PROBLEM DETAILS – Answer with one number: the count of lines in the listing below that hold the word "wavefront".

TASK INPUT –

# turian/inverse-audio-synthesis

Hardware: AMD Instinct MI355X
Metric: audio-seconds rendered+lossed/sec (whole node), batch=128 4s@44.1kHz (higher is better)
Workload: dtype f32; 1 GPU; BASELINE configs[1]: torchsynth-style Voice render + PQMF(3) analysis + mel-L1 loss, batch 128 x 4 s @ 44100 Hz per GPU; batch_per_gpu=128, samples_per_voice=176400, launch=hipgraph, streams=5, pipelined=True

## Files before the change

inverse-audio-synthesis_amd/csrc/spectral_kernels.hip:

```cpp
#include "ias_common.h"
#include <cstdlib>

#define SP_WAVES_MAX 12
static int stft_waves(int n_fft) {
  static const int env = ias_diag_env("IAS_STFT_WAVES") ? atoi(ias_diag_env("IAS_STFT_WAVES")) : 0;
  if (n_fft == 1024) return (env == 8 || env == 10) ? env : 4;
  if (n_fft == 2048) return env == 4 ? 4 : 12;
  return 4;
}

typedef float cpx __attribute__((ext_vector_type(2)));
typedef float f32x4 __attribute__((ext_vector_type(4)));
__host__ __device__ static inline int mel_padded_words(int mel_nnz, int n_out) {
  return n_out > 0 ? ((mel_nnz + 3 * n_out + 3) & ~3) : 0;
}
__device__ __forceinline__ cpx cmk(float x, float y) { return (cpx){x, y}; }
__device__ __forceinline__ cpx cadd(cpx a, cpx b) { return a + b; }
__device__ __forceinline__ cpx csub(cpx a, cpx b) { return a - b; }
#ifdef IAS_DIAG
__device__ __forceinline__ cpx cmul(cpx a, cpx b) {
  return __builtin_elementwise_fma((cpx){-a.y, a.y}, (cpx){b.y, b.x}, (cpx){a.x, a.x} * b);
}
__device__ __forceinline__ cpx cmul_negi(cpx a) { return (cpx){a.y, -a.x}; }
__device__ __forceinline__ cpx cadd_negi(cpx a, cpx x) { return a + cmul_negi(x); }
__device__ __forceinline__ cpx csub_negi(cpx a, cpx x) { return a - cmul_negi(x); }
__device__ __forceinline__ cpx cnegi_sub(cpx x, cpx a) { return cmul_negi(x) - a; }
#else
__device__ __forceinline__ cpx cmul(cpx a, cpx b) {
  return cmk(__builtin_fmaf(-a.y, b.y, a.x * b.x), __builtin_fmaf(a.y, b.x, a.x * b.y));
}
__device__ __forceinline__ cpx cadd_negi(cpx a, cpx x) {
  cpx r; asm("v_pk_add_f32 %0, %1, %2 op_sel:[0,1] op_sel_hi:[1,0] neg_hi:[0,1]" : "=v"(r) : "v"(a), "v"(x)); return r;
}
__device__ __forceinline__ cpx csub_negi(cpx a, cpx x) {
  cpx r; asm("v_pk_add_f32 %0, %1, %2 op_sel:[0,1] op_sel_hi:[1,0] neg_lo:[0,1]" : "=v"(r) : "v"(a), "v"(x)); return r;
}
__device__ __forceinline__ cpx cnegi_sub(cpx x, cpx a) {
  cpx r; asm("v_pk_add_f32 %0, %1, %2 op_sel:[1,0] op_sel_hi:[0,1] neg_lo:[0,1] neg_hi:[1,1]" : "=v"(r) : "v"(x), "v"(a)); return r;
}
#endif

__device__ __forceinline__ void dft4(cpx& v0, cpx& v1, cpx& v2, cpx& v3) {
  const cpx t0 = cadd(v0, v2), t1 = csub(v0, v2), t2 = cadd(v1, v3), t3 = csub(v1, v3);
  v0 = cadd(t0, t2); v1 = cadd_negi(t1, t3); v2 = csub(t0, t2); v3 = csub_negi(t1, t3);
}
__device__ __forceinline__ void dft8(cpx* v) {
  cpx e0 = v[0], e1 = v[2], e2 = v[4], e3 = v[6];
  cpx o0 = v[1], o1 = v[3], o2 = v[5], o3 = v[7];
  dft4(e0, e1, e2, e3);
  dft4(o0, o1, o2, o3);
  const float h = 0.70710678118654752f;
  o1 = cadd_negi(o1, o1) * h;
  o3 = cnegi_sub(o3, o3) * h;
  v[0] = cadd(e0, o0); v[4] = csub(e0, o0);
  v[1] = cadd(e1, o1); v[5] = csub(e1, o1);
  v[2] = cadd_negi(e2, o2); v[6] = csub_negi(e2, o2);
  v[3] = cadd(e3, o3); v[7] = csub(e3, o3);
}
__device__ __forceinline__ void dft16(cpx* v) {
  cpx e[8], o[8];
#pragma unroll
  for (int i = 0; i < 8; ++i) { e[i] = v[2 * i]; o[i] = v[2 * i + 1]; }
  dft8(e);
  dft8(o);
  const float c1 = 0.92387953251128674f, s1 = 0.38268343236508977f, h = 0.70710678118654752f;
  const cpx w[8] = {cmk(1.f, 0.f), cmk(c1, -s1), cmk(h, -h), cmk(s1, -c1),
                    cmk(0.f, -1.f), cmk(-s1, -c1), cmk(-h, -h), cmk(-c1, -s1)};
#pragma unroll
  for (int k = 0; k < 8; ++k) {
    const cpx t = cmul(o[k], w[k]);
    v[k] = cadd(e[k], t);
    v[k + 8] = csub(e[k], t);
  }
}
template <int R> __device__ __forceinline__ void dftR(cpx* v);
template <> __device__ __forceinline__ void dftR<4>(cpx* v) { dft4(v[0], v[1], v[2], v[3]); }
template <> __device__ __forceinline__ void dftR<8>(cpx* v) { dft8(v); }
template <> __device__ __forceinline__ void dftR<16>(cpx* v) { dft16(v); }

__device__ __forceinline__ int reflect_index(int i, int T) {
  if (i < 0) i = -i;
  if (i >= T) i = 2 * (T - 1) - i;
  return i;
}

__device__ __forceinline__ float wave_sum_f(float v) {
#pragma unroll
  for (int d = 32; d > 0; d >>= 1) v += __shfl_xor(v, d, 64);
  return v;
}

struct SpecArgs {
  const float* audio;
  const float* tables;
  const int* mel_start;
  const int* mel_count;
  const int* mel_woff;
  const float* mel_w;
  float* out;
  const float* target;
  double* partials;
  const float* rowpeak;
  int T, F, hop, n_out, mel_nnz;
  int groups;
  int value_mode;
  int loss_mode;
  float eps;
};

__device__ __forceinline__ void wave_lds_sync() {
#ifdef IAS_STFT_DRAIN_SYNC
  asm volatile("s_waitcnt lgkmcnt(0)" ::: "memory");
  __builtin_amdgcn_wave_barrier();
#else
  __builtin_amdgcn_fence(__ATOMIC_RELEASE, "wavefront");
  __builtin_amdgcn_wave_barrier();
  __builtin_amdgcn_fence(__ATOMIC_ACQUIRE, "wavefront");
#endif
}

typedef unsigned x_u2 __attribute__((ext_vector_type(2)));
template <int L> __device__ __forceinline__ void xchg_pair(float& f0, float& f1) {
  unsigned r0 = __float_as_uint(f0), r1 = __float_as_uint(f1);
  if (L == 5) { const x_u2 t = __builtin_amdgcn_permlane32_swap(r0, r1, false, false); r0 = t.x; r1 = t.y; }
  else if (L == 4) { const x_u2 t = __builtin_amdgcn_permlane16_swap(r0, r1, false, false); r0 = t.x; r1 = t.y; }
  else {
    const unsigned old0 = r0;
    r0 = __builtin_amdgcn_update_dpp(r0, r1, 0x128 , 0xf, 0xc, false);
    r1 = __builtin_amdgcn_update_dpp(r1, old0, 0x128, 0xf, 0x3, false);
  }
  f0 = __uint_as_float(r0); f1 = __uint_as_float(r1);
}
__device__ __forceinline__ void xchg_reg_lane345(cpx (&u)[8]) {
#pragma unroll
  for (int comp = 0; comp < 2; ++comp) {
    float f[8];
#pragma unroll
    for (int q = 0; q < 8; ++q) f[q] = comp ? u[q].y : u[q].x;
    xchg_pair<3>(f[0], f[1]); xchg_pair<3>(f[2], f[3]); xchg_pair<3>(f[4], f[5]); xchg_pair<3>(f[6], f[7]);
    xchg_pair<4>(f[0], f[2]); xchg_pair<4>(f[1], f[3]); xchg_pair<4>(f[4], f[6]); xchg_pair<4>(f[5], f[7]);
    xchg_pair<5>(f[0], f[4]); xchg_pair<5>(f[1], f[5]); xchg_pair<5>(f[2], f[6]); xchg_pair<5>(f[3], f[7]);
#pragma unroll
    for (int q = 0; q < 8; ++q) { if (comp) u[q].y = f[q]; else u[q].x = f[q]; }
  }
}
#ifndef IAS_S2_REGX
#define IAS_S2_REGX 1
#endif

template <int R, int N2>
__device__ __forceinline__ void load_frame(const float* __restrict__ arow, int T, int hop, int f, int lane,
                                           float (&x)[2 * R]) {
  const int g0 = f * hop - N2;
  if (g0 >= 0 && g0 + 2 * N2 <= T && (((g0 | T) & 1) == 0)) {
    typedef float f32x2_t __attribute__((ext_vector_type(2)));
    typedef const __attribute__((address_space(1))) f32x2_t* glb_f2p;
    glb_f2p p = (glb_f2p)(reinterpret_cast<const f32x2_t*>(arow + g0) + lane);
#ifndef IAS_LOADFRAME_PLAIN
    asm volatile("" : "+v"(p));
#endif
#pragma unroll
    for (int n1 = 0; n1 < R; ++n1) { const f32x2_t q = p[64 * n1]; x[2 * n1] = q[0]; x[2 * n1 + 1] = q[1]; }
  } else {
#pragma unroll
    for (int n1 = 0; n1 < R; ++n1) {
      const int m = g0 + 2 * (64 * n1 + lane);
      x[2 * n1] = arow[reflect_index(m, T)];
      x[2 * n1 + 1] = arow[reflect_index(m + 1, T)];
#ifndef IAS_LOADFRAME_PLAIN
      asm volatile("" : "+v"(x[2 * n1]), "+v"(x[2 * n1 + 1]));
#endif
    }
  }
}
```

ANSWER AREA – 2